Not to further confuse..but ALL goats produce cashmere..just some more than others. It is that downey hair right next to the skin that is fluffy and keeps goats warm in winter. The commercial hair or fiber goats such as Angoras, Pygoras, PyCazz and Cashgoras are all goats that produce luxurious hair coats containing various amounts of cashmere and mohair. Pygoras are an actual breed that was developed by interbreeding Angoras with Pygmy goats.

The Cashmere goats in China and asia are really not a single breed, but a variety of goat that has evolved to produce more cashmere hair than cover coat /guard hair. Goats have real variety in the hairs they produce and sometimes even shift entirely in color from summer to winter.
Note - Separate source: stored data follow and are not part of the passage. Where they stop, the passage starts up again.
+                    const uint64_t bound = total / n_groups * (groups.size() + 1);
+                    qb = qa + 1;
+                    while (qb < nq && segs[qb].off + segs[qb].n <= bound) qb++;
+                }
+                const uint64_t lo = segs[qa].off;
+                uint32_t tb = ta;
+                while (tb < tiles.size() && tiles[tb].query < qb) tb++;
+                groups.push_back(Group{qb, tb, lo, segs[qb - 1].off + segs[qb - 1].n - lo});
+                qa = qb;
+                ta = tb;
+            }
+        }
+        auto send_ids = [&](const Group &g) -> int {
+            if (g.len == 0) return AH_OK;
+            probe.lap(&RerankProbe::enqueue);
+            parallel_rows(g.len, 4, [&](size_t a, size_t b) { memcpy(h_ids + g.lo + a, ids + base + g.lo + a, (b - a) * 4); });
+            probe.lap(&RerankProbe::ids);
+            AH_HIP(hipMemcpyAsync(d_ids + g.lo, h_ids + g.lo, g.len * 4, hipMemcpyHostToDevice, ctx->copy_stream));
+            AH_HIP(hipEventRecord(ctx->ev0, ctx->copy_stream));
+            return AH_OK;
+        };
+        probe.lap(&RerankProbe::prep);
+        probe.first_enqueue(s);
+        AH_TRY(send_ids(groups[0]));
+        AH_TRY(upload_inputs(false));
         AH_TRY(launch_prepare_queries_only(ds->view(), d_qf32, (uint32_t)nq, d_qvecs, qstride, d_qhdrs, s));
-        const uint64_t group_ids = (total + n_groups - 1) / n_groups;
-        size_t qa = 0;
+        AH_TRY(launch_rerank_screened(ds, (uint32_t)nq, d_qvecs, qstride, d_qhdrs, d_segs, d_tiles, 0u, 0u, tc, d_ids, d_dist, d_aux, d_q16,
+                                      d_qstats, (uint32_t)k, d_oi, d_od, d_err, s, true, false, d_q8, d_q8stats, d_aux8));
         uint32_t ta = 0;
-        bool first = true;
-        while (qa < nq) {
-            size_t qb = qa + 1;
-            while (qb < nq && segs[qb].off + segs[qb].n - segs[qa].off <= group_ids) qb++;
-            const uint64_t lo = segs[qa].off, len = segs[qb - 1].off + segs[qb - 1].n - lo;
-            uint32_t tb = ta;
-            while (tb < tiles.size() && tiles[tb].query < qb) tb++;
-            if (len) {
-                probe.lap(&RerankProbe::enqueue);
-                parallel_rows(len, 4, [&](size_t a, size_t b) { memcpy(h_ids + lo + a, ids + base + lo + a, (b - a) * 4); });
-                probe.lap(&RerankProbe::ids);
-                AH_HIP(hipMemcpyAsync(d_ids + lo, h_ids + lo, len * 4, hipMemcpyHostToDevice, ctx->copy_stream));
-                AH_HIP(hipEventRecord(ctx->ev0, ctx->copy_stream));
-                AH_HIP(hipStreamWaitEvent(s, ctx->ev0, 0));
-            }
-            AH_TRY(launch_rerank_screened(ds, (uint32_t)nq, d_qvecs, qstride, d_qhdrs, d_segs, d_tiles, ta, tb - ta, tc, d_ids, d_dist,
-                                          d_aux, d_q16, d_qstats, (uint32_t)k, d_oi, d_od, d_err, s, first, qb == nq, d_q8, d_q8stats,
-                                          d_aux8));
-            first = false;
-            qa = qb;
-            ta = tb;
-        }
-        AH_HIP(hipMemcpyAsync(h_oi, d_oi, nq * k * 4, hipMemcpyDeviceToHost, s));
-        AH_HIP(hipMemcpyAsync(h_od, d_od, nq * k * 4, hipMemcpyDeviceToHost, s));
-        AH_HIP(hipMemcpyAsync(h_err, d_err, 64, hipMemcpyDeviceToHost, s));
+        for (size_t g = 0; g < groups.size(); g++) {
+            if (groups[g].len) AH_HIP(hipStreamWaitEvent(s, ctx->ev0, 0));
+            AH_TRY(launch_rerank_screened(ds, (uint32_t)nq, d_qvecs, qstride, d_qhdrs, d_segs, d_tiles, ta, groups[g].tb - ta, tc, d_ids,
+                                          d_dist, d_aux, d_q16, d_qstats, (uint32_t)k, d_oi, d_od, d_err, s, false, g + 1 == groups.size(),
+                                          d_q8, d_q8stats, d_aux8));
+            ta = groups[g].tb;
+            if (g + 1 < groups.size()) AH_TRY(send_ids(groups[g + 1]));
+        }
+        AH_TRY(fetch_results());
         AH_RR_SYNC(s);
         AH_TRY(check_err_flags(*h_err, true));
         AH_TRY(retry_on_binary16(*h_err));
@@ -2190,15 +2217,14 @@
         AH_TRY(launch_rerank_batch_prepared(ds->view(), (uint32_t)nq, d_qvecs, qstride, d_qhdrs, d_segs, d_tiles, (uint32_t)tiles.size(),
                                             d_ids, d_dist, d_ka, d_kb, kstride, max_n, (uint32_t)k, max_rounds, d_oi, d_od, d_err, s,
                                             total, d_inv));
-        AH_HIP(hipMemcpyAsync(h_oi, d_oi, nq * k * 4, hipMemcpyDeviceToHost, s));
-        AH_HIP(hipMemcpyAsync(h_od, d_od, nq * k * 4, hipMemcpyDeviceToHost, s));
-        AH_HIP(hipMemcpyAsync(h_err, d_err, 64, hipMemcpyDeviceToHost, s));
+        AH_TRY(fetch_results());
         AH_RR_SYNC(s);
         AH_TRY(check_err_flags(*h_err, true));
         memcpy(out_ids, h_oi, nq * k * 4);
         memcpy(out_distances, h_od, nq * k * 4);
         return AH_OK;
     }
+    AH_TRY(upload_inputs(true));
     for (uint64_t lo = 0; lo < total; lo += (2u << 20)) {
         const uint64_t len = std::min<uint64_t>(2u << 20, total - lo);
         probe.lap(&RerankProbe::enqueue);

True angora hair/fiber comes only from rabbits
Cashmere & mohair comes from goats
Wool comes from sheep


----------



## GCKRanch (May 27, 2014)

If you are looking for a luxurious fiber, go with alpaca. Its lighter than wool and softer than cashmere. Keeps you warm when it's cold and cool when its warm out. We have both cashmere goats and alpacas, and I would have to say alpacas are softer, and when cashmere gets wet (or they stand in the middle of a rain storm) the top layer matts up and is useless. I'm not entirely sure on the difference between angora and cashmere, but I know that our goats start to turn into fuzzy blobs when the temperature starts to drop (as much as it can in South Florida) and then by spring they start shedding their coats, so you need to either brush out the cashmere or shear them (otherwise they rub on fence posts and the fences get nice sweaters instead of you). Hope you can find somebody who knows more about angoras!
-GCK Ranch


----------



## BathamptonCashmeres (Apr 4, 2013)

LOL, alpaca is not softer than cashmere... that's just not true.


----------



## glndg (Feb 8, 2013)

BathamptonCashmeres said:


> LOL, alpaca is not softer than cashmere... that's just not true.


Impressive animals. :-D
Is curvature the same as crimp? Crimp is desirable for spinning, so I'm confused. (It looks like you go for less curvature in Australia.)
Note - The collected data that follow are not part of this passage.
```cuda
__device__ __forceinline__ void clip_rows(const int* clip_off, int b, int S, int T, int64_t& row0, int& frames) {
  if (clip_off != nullptr) {
    row0 = clip_off[b];
    frames = clip_off[b + 1] - clip_off[b] - 1;
  } else {
    row0 = static_cast<int64_t>(b) * S;
    frames = T;
  }
}

// ... 176 lines not shown
      l.x = y.x - h.x, l.y = y.y - h.y, l.z = y.z - h.z, l.w = y.w - h.w;
      oh[lane + 32 * i] = h;
      ol[lane + 32 * i] = l;
    }
  }
}

}

struct PoseNetLayerDev {
  PackedWeight qkv, proj, ff1, ff2;
  float *qkv_b, *proj_b, *ff1_b, *ff2_b, *n1_w, *n1_b, *n2_w, *n2_b;
  float *qkv_c = nullptr, *qkv_d = nullptr, *ff1_c = nullptr, *ff1_d = nullptr;
};

}

using namespace rohm;

struct rohm_posenet {
  rohm_ctx* ctx = nullptr;
  DevicePool pool;
  int D = 0, F = 0, L = 0, H = 0, C = 0, Cout = 0, traj = 0, pe_len = 0, passes = 3;
  int kind = kKindTf32;
  int max_batch = 0, max_frames = 0;
  int64_t max_rows = 0;
  int Kin_p = 0;
  PackedWeight w_in, w_cond, w_out;
  float *in_b = nullptr, *cond_b = nullptr, *out_b = nullptr, *pe = nullptr;
  float* time_table = nullptr;
// ... 1 lines not shown
  float *Ain_h = nullptr, *Ain_l = nullptr;
  float *X = nullptr, *Xh = nullptr, *Xl = nullptr, *Y = nullptr, *QKV = nullptr, *CTXh = nullptr, *CTXl = nullptr;
  float *Hh = nullptr, *Hl = nullptr, *condpe = nullptr, *OUT = nullptr;
  float* cond_traj = nullptr;
  int cond_B = -1, cond_T = -1;
  std::vector<int> lengths;
  std::vector<int> cond_lengths;
  int* clip_off = nullptr;
  int* clip_ids = nullptr;
  int packed_rows = 0, n_short = 0, short_tokens = 0, long_tokens = 0;
  int launches = 0;
  ForwardGraphs graphs;
  bool use_pdl = true;
  bool tc_attention = false;
  bool attn_maps = false;
  AttnWgmmaMaps attn_wg{};
  AttnArgs attn{};
  bool fused_ln = false;
  float2* stats1 = nullptr;
  float2* stats2 = nullptr;
  float *out_c = nullptr, *out_d = nullptr;
  bool profiling = false;
  std::vector<cudaEvent_t> prof_events;
  std::vector<int> prof_cat;
  GemmParams g_in{}, g_cond{}, g_out{};
  std::vector<GemmParams> g_qkv, g_proj, g_ff1, g_ff2;
};

enum ProfCat { kCatGemm = 0, kCatAttention = 1, kCatLayerNorm = 2, kCatOther = 3, kNumCats = 4 };

static void prof_begin(rohm_posenet* pn, int cat, cudaStream_t st) {
  if (!pn->profiling) return;
  cudaEvent_t a, b;
  cudaEventCreate(&a);
  cudaEventCreate(&b);
  pn->prof_events.push_back(a);
  pn->prof_events.push_back(b);
  pn->prof_cat.push_back(cat);
  cudaEventRecord(a, st);
}
static void prof_end(rohm_posenet* pn, cudaStream_t st) {
// ... 144 lines not shown
  const int f16 = pn->kind == kKindF16 ? 1 : 0;
  const bool pdl = pn->use_pdl && !pn->profiling;
  switch (pn->D) {
    case 128: launch_ln<128>(in, res, g, b, out, oh, ol, rows, st, f16, pdl); break;
    case 256: launch_ln<256>(in, res, g, b, out, oh, ol, rows, st, f16, pdl); break;
    case 512: launch_ln<512>(in, res, g, b, out, oh, ol, rows, st, f16, pdl); break;
    case 1024: launch_ln<1024>(in, res, g, b, out, oh, ol, rows, st, f16, pdl); break;
    default: return fail(pn->ctx, ROHM_ERR_INVALID, "unsupported d_model %d for LayerNorm", pn->D);
  }
  prof_end(pn, st);
  ROHM_CUDA(pn->ctx, cudaGetLastError());
  pn->launches++;
  return ROHM_OK;
}

static int run_attention(rohm_posenet* pn, int B, int S, cudaStream_t st) {
  if (!pn->lengths.empty()) {
    const int n_long = B - pn->n_short;
    for (int k = 0; k < 2; ++k) {
      AttnArgs a = pn->attn;
      a.clip_off = pn->clip_off;
      a.clip_ids = pn->clip_ids + (k == 0 ? 0 : pn->n_short);
      a.B = k == 0 ? pn->n_short : n_long;
      a.S = k == 0 ? pn->short_tokens : pn->long_tokens;
      if (a.B == 0) continue;
      prof_begin(pn, kCatAttention, st);
      const cudaError_t e = launch_attention(a, k == 0 ? kAttnWgmma : kAttnWgmmaStream, &pn->attn_wg, st,
                                             pn->use_pdl && !pn->profiling);
      prof_end(pn, st);
      ROHM_CUDA(pn->ctx, e);
      pn->launches++;
    }
    return ROHM_OK;
  }
  AttnArgs a = pn->attn;
  a.B = B, a.S = S;
  const bool maps = pn->attn_maps && (pn->tc_attention || S > kAttnWgmmaMaxTokens);
  prof_begin(pn, kCatAttention, st);
  const cudaError_t e = launch_attention(a, kAttnAuto, maps ? &pn->attn_wg : nullptr, st, pn->use_pdl && !pn->profiling);
  prof_end(pn, st);
  ROHM_CUDA(pn->ctx, e);
  pn->launches++;
  return ROHM_OK;
}

static int build_time_table(rohm_posenet* pn, const rohm_posenet_weights* w) {
  const int D = pn->D, R = pn->pe_len;
  const int64_t n = static_cast<int64_t>(R) * D;
  pn->time_table = pn->pool.floats(n);
  if (pn->time_table == nullptr) return fail(pn->ctx, ROHM_ERR_CUDA, "time table alloc failed");
  DevicePool tmp;
  PackedWeight w0, w2;
  float* pe_h = tmp.floats(n);
  float* pe_l = tmp.floats(n);
// ... 9 lines not shown
  ROHM_CUDA(pn->ctx, cudaGetLastError());
  GemmParams g1{}, g2{};
  if ((rc = setup_linear(pn, &g1, pe_h, pe_l, R, D, D, w0, w->t0_b)) != ROHM_OK) return rc;
  g1.act = kActSilu;
  g1.out_hi = h_h, g1.out_lo = h_l, g1.lds = D;
  g1.M = R;
  ROHM_CUDA(pn->ctx, launch_gemm(g1, R, D, w0.block_n, 3, 0));
  if ((rc = setup_linear(pn, &g2, h_h, h_l, R, D, D, w2, bias2)) != ROHM_OK) return rc;
  g2.out = pn->time_table, g2.ldo = D;
  g2.M = R;
  ROHM_CUDA(pn->ctx, launch_gemm(g2, R, D, w2.block_n, 3, 0));
  ROHM_CUDA(pn->ctx, cudaDeviceSynchronize());
  return ROHM_OK;
}

extern "C" int rohm_posenet_create(rohm_ctx* ctx, const rohm_posenet_weights* w, int max_batch, int max_frames,
                                   int precision, rohm_posenet** out) {
  if (ctx == nullptr) return ROHM_ERR_INVALID;
  rohm::DeviceGuard device_guard__(ctx);
  if (w == nullptr || out == nullptr || max_batch <= 0 || max_frames <= 0)
    return fail(ctx, ROHM_ERR_INVALID, "rohm_posenet_create: bad arguments");
  if (precision != ROHM_PRECISION_TF32X3 && precision != ROHM_PRECISION_TF32 && precision != ROHM_PRECISION_F16X2)
    return fail(ctx, ROHM_ERR_INVALID, "rohm_posenet_create: precision must be 3 (TF32x3), 2 (F16x2) or 1 (TF32)");
  if (w->d_model % 128 != 0 || w->d_model % w->num_heads != 0 || w->ff_size % 64 != 0)
    return fail(ctx, ROHM_ERR_INVALID, "rohm_posenet_create: d_model must be a multiple of 128, ff_size of 64");
  const int dh = w->d_model / w->num_heads;
  if (dh != 64 && dh != 128) return fail(ctx, ROHM_ERR_INVALID, "rohm_posenet_create: head dim must be 64 or 128");
  if (max_frames + 1 > w->pe_len)
    return fail(ctx, ROHM_ERR_INVALID, "rohm_posenet_create: %d frames need %d rows of the positional table, which has %d",
                max_frames, max_frames + 1, w->pe_len);
// ... 106 lines not shown
  pn->clip_off = static_cast<int*>(pn->pool.bytes(static_cast<int64_t>(max_batch + 1) * sizeof(int)));
  pn->clip_ids = static_cast<int*>(pn->pool.bytes(static_cast<int64_t>(max_batch) * sizeof(int)));
  if (pn->clip_off == nullptr || pn->clip_ids == nullptr) {
    const int rc = fail(ctx, ROHM_ERR_CUDA, "clip table alloc failed: %s", cudaGetErrorString(pn->pool.last_error()));
    delete pn;
    return rc;
  }

  TRY(setup_linear(pn, &pn->g_in, pn->Ain_h, pn->Ain_l, R, pn->C, pn->Kin_p, pn->w_in, pn->in_b));
  pn->g_in.residual = pn->condpe, pn->g_in.ldr = D;
  pn->g_in.out = pn->X, pn->g_in.ldo = D;
  pn->g_in.out_hi = pn->Xh, pn->g_in.out_lo = pn->Xl, pn->g_in.lds = D;
  TRY(setup_linear(pn, &pn->g_cond, pn->Ain_h, pn->Ain_l, R, pn->C, pn->Kin_p, pn->w_cond, pn->cond_b));
  pn->g_cond.residual = pn->condpe, pn->g_cond.ldr = D;
  pn->g_cond.out = pn->condpe, pn->g_cond.ldo = D;
  TRY(setup_linear(pn, &pn->g_out, pn->Xh, pn->Xl, R, D, D, pn->w_out, pn->out_b));
  pn->g_out.out = pn->OUT, pn->g_out.ldo = pn->Cout;
  if (pn->fused_ln && pn->L > 0)
    pn->g_out.a_stats = pn->stats2, pn->g_out.a_corr = pn->out_c, pn->g_out.bias = pn->out_d, pn->g_out.ln_eps = 1e-5f;
  pn->g_qkv.resize(pn->L), pn->g_proj.resize(pn->L), pn->g_ff1.resize(pn->L), pn->g_ff2.resize(pn->L);
  for (int l = 0; l < pn->L; ++l) {
    PoseNetLayerDev& d = pn->layers[l];
    TRY(setup_linear(pn, &pn->g_qkv[l], pn->Xh, pn->Xl, R, D, D, d.qkv, d.qkv_b));
    if (pn->kind == kKindF16) {
      pn->g_qkv[l].out_hi = pn->QKV;
      pn->g_qkv[l].out_lo = reinterpret_cast<__half*>(pn->QKV) + R * 3 * D;
      pn->g_qkv[l].lds = 3 * D;
    } else {
      pn->g_qkv[l].out = pn->QKV, pn->g_qkv[l].ldo = 3 * D;
    }
    TRY(setup_linear(pn, &pn->g_proj[l], pn->CTXh, pn->CTXl, R, D, D, d.proj, d.proj_b));
    pn->g_proj[l].out = pn->Y, pn->g_proj[l].ldo = D;
    auto producer = [&](GemmParams& g, float2* stats_out, const float2* res_stats, const float* res_gamma, const float* res_beta) {
      g.out = nullptr, g.ldo = 0;
      g.out_hi = pn->Xh, g.out_lo = pn->Xl, g.lds = D;
      g.stats_out = stats_out, g.res_stats = res_stats, g.res_gamma = res_gamma, g.res_beta = res_beta, g.ln_eps = 1e-5f;
    };
    auto consumer = [&](GemmParams& g, const float2* a_stats, const float* c, const float* dvec) {
      g.a_stats = a_stats, g.a_corr = c, g.bias = dvec, g.ln_eps = 1e-5f;
    };
    if (pn->fused_ln) {
      if (l > 0) consumer(pn->g_qkv[l], pn->stats2, d.qkv_c, d.qkv_d);
      producer(pn->g_proj[l], pn->stats1, l > 0 ? pn->stats2 : nullptr, l > 0 ? pn->layers[l - 1].n2_w : nullptr,
               l > 0 ? pn->layers[l - 1].n2_b : nullptr);
    }
    TRY(setup_linear(pn, &pn->g_ff1[l], pn->Xh, pn->Xl, R, D, D, d.ff1, d.ff1_b));
    pn->g_ff1[l].act = kActGelu;
    pn->g_ff1[l].out_hi = pn->Hh, pn->g_ff1[l].out_lo = pn->Hl, pn->g_ff1[l].lds = F;
    TRY(setup_linear(pn, &pn->g_ff2[l], pn->Hh, pn->Hl, R, F, F, d.ff2, d.ff2_b));
    pn->g_ff2[l].out = pn->Y, pn->g_ff2[l].ldo = D;
    if (pn->fused_ln) {
      consumer(pn->g_ff1[l], pn->stats1, d.ff1_c, d.ff1_d);
      producer(pn->g_ff2[l], pn->stats2, pn->stats1, d.n1_w, d.n1_b);
    }
    for (GemmParams* g : {&pn->g_qkv[l], &pn->g_proj[l], &pn->g_ff1[l], &pn->g_ff2[l]}) {
      if (gemm_enable_tma_store(g, R, pn->kind) != 0) {
        const int rc__ = fail(ctx, ROHM_ERR_CUDA, "cuTensorMapEncodeTiled (store map) failed");
        delete pn;
        return rc__;
      }
    }
  }
  if (gemm_enable_tma_store(&pn->g_out, R, pn->kind) != 0) {
    const int rc__ = fail(ctx, ROHM_ERR_CUDA, "cuTensorMapEncodeTiled (store map) failed");
    delete pn;
    return rc__;
  }
#undef TRY

  {
    cudaError_t ea = gemm_init_attributes();
    if (ea == cudaSuccess) ea = attention_init_attributes(max_frames + 1, dh);
    if (ea != cudaSuccess) {
      delete pn;
      return fail(ctx, ROHM_ERR_CUDA, "kernel attribute setup failed: %s", cudaGetErrorString(ea));
    }
  }
  pn->attn.qkv_hi = pn->QKV;
  pn->attn.qkv_lo = reinterpret_cast<const __half*>(pn->QKV) + R * 3 * D;
  pn->attn.rows = R;
  pn->attn.ctx_hi = pn->CTXh, pn->attn.ctx_lo = pn->CTXl;
  pn->attn.D = D, pn->attn.H = pn->H;
  pn->attn.scale = 1.0f / sqrtf(static_cast<float>(dh));
  pn->attn.kind = pn->kind;
  pn->attn_maps = pn->kind == kKindF16 && dh == 128;
  if (pn->attn_maps) {
    const int rcm = attention_wgmma_maps(&pn->attn_wg, pn->attn);
    if (rcm != 0) {
      delete pn;
      return fail(ctx, ROHM_ERR_CUDA, "cuTensorMapEncodeTiled (attention tiles) failed (%d)", rcm);
    }
  }
  const cudaError_t e = cudaDeviceSynchronize();
  if (e != cudaSuccess) {
    delete pn;
    return fail(ctx, ROHM_ERR_CUDA, "weight packing failed: %s", cudaGetErrorString(e));
  }
  *out = pn;
  return ROHM_OK;
}

extern "C" void rohm_posenet_destroy(rohm_posenet* pn) { delete pn; }

extern "C" int rohm_posenet_launches_per_forward(const rohm_posenet* pn) { return pn ? pn->launches : 0; }

static int check_lengths(rohm_posenet* pn, int B, int T, const char* fn) {
// ... 72 lines not shown
      const bool is_short = S <= kAttnWgmmaMaxTokens;
      if (is_short != (pass == 0)) continue;
      ids.push_back(b);
      if (is_short) ++n_short, short_tokens = S > short_tokens ? S : short_tokens;
      else long_tokens = S > long_tokens ? S : long_tokens;
    }
  ROHM_CUDA(ctx, cudaDeviceSynchronize());
  ROHM_CUDA(ctx, cudaMemcpy(pn->clip_off, off.data(), (B + 1) * sizeof(int), cudaMemcpyHostToDevice));
  ROHM_CUDA(ctx, cudaMemcpy(pn->clip_ids, ids.data(), B * sizeof(int), cudaMemcpyHostToDevice));
  pn->lengths = std::move(v);
  pn->packed_rows = off[B];
  pn->n_short = n_short, pn->short_tokens = short_tokens, pn->long_tokens = long_tokens;
  return ROHM_OK;
}

static int forward_launches(rohm_posenet* pn, const float* x_t, const int64_t* timesteps, float* out, int B, int T,
                            cudaStream_t st) {
  rohm_ctx* ctx = pn->ctx;
  rohm::DeviceGuard device_guard__(ctx);
  const int S = T + 1, D = pn->D;
  const bool packed = !pn->lengths.empty();
  const int* off = packed ? pn->clip_off : nullptr;
  const int rows = packed ? pn->packed_rows : B * S;
  pn->launches = 0;
  int rc;

  dim3 grid((T + 31) / 32, (pn->C + 31) / 32, B);
  prof_begin(pn, kCatOther, st);
  const bool pdl = pn->use_pdl && !pn->profiling;
  ROHM_CUDA(ctx, launch_chain(pack_tokens_kernel, grid, dim3(32, 8), 0, st, pdl, x_t, pn->Ain_h, pn->Ain_l, pn->C, T, S, pn->Kin_p,
                              pn->kind == kKindF16 ? 1 : 0, off));
  prof_end(pn, st);
  ROHM_CUDA(ctx, cudaGetLastError());
  pn->launches++;
  if ((rc = run_gemm(pn, pn->g_in, pn->w_in, rows, st)) != ROHM_OK) return rc;
  prof_begin(pn, kCatOther, st);
  ROHM_CUDA(ctx, launch_chain(time_token_gather_kernel, dim3(B), dim3(128), 0, st, pdl, timesteps, pn->time_table, pn->pe_len,
                              pn->X, pn->Xh, pn->Xl, S, D, pn->kind == kKindF16 ? 1 : 0, off));
  prof_end(pn, st);
  ROHM_CUDA(ctx, cudaGetLastError());
  pn->launches++;

  for (int l = 0; l < pn->L; ++l) {
    PoseNetLayerDev& d = pn->layers[l];
    if ((rc = run_gemm(pn, pn->g_qkv[l], d.qkv, rows, st)) != ROHM_OK) return rc;
    if ((rc = run_attention(pn, B, S, st)) != ROHM_OK) return rc;
    if ((rc = run_gemm(pn, pn->g_proj[l], d.proj, rows, st)) != ROHM_OK) return rc;
    if (!pn->fused_ln && (rc = run_ln(pn, pn->Y, pn->X, d.n1_w, d.n1_b, pn->X, pn->Xh, pn->Xl, rows, st)) != ROHM_OK) return rc;
    if ((rc = run_gemm(pn, pn->g_ff1[l], d.ff1, rows, st)) != ROHM_OK) return rc;
    if ((rc = run_gemm(pn, pn->g_ff2[l], d.ff2, rows, st)) != ROHM_OK) return rc;
    if (!pn->fused_ln && (rc = run_ln(pn, pn->Y, pn->X, d.n2_w, d.n2_b, pn->X, pn->Xh, pn->Xl, rows, st)) != ROHM_OK) return rc;
  }
  if ((rc = run_gemm(pn, pn->g_out, pn->w_out, rows, st)) != ROHM_OK) return rc;
  dim3 grid_o((T + 31) / 32, (pn->Cout + 31) / 32, B);
  prof_begin(pn, kCatOther, st);
  ROHM_CUDA(ctx, launch_chain(unpack_tokens_kernel, grid_o, dim3(32, 8), 0, st, pdl, pn->OUT, pn->cond_traj, out, pn->C, pn->Cout,
                              pn->traj, T, S, pn->Cout, off));
  prof_end(pn, st);
  ROHM_CUDA(ctx, cudaGetLastError());
  pn->launches++;
  return ROHM_OK;
}

extern "C" int rohm_posenet_forward(rohm_posenet* pn, const float* x_t, const int64_t* timesteps, float* out, int B,
                                    int T, void* stream);

extern "C" int rohm_posenet_profile(rohm_posenet* pn, const float* x_t, const int64_t* timesteps, float* out, int B,
                                    int T, void* stream, float* ms_by_category, int* launches_by_category) {
  if (pn == nullptr) return ROHM_ERR_INVALID;
  if (ms_by_category == nullptr || launches_by_category == nullptr)
    return fail(pn->ctx, ROHM_ERR_INVALID, "rohm_posenet_profile: null output");
  pn->profiling = true;
  pn->prof_events.clear();
  pn->prof_cat.clear();
  int rc = rohm_posenet_forward(pn, x_t, timesteps, out, B, T, stream);
  pn->profiling = false;
  cudaError_t e = cudaStreamSynchronize(static_cast<cudaStream_t>(stream));
  for (int c = 0; c < kNumCats; ++c) ms_by_category[c] = 0.0f, launches_by_category[c] = 0;
  for (size_t i = 0; i < pn->prof_cat.size(); ++i) {
    float ms = 0.0f;
    if (rc == ROHM_OK && e == cudaSuccess) cudaEventElapsedTime(&ms, pn->prof_events[2 * i], pn->prof_events[2 * i + 1]);
    ms_by_category[pn->prof_cat[i]] += ms;
    launches_by_category[pn->prof_cat[i]]++;
  }
  for (cudaEvent_t ev : pn->prof_events) cudaEventDestroy(ev);
  pn->prof_events.clear();
  pn->prof_cat.clear();
  if (rc != ROHM_OK) return rc;
  ROHM_CUDA(pn->ctx, e);
  return ROHM_OK;
}
// ... 59 lines not shown
  if (rc != ROHM_OK) return rc;
  return forward_or_step(pn, x_t, timesteps, x0_out, B, T, stream, nullptr, &step);
}

extern "C" int rohm_posenet_set_option(rohm_posenet* pn, int option, int value) {
  if (pn == nullptr) return ROHM_ERR_INVALID;
  if (option == 0) {
    pn->graphs.enabled = value != 0;
    return ROHM_OK;
  }
  if (option == 1) {
    if (pn->use_pdl != (value != 0)) pn->graphs.clear();
    pn->use_pdl = value != 0;
    return ROHM_OK;
  }
  return fail(pn->ctx, ROHM_ERR_INVALID, "rohm_posenet_set_option: unknown option %d", option);
}
```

http://www.luresext.edu/goats/library/field/ross03.pdf


----------



## glndg (Feb 8, 2013)

artzkat said:


> Not to further confuse..but ALL goats produce cashmere..just some more than others. It is that downey hair right next to the skin that is fluffy and keeps goats warm in winter. The commercial hair or fiber goats such as Angoras, Pygoras, PyCazz and Cashgoras are all goats that produce luxurious hair coats containing various amounts of cashmere and mohair. Pygoras are an actual breed that was developed by interbreeding Angoras with Pygmy goats.
> 
> The Cashmere goats in China and asia are really not a single breed, but a variety of goat that has evolved to produce more cashmere hair than cover coat /guard hair. Goats have real variety in the hairs they produce and sometimes even shift entirely in color from summer to winter.
> 
> ...


There are also Nigoras, small fiber and milk breed, developed using Nigerian Dwarves and Angoras and other fiber goats.


----------



## BathamptonCashmeres (Apr 4, 2013)

OK so in wool from sheep - the curvature is generally very high, that means they are very tightly crimped. If you compare two sheep-wools at the same micron, same everything else, but one is high curvature and one low curvature then the low curvature one will be softer to handle. Now if you compare cashmere at the same micron it will be much lower curvature and much softer. 

So when looking at cashmeres with slightly higher or slightly lower curvature, it is likely that the lower curvature one will be softer, that is as long as the low curvature is coming from fibres that are fine and not coarse mohair-like. For that reason when you get a micron test on cashmere, it is important to look at the histogram to check there are not too many coarse or intermediate fibre present.


----------



## artzkat (Oct 22, 2007)

*curvature and crimp and wool and hair*

Wool is wool and Hair is hair...both very different.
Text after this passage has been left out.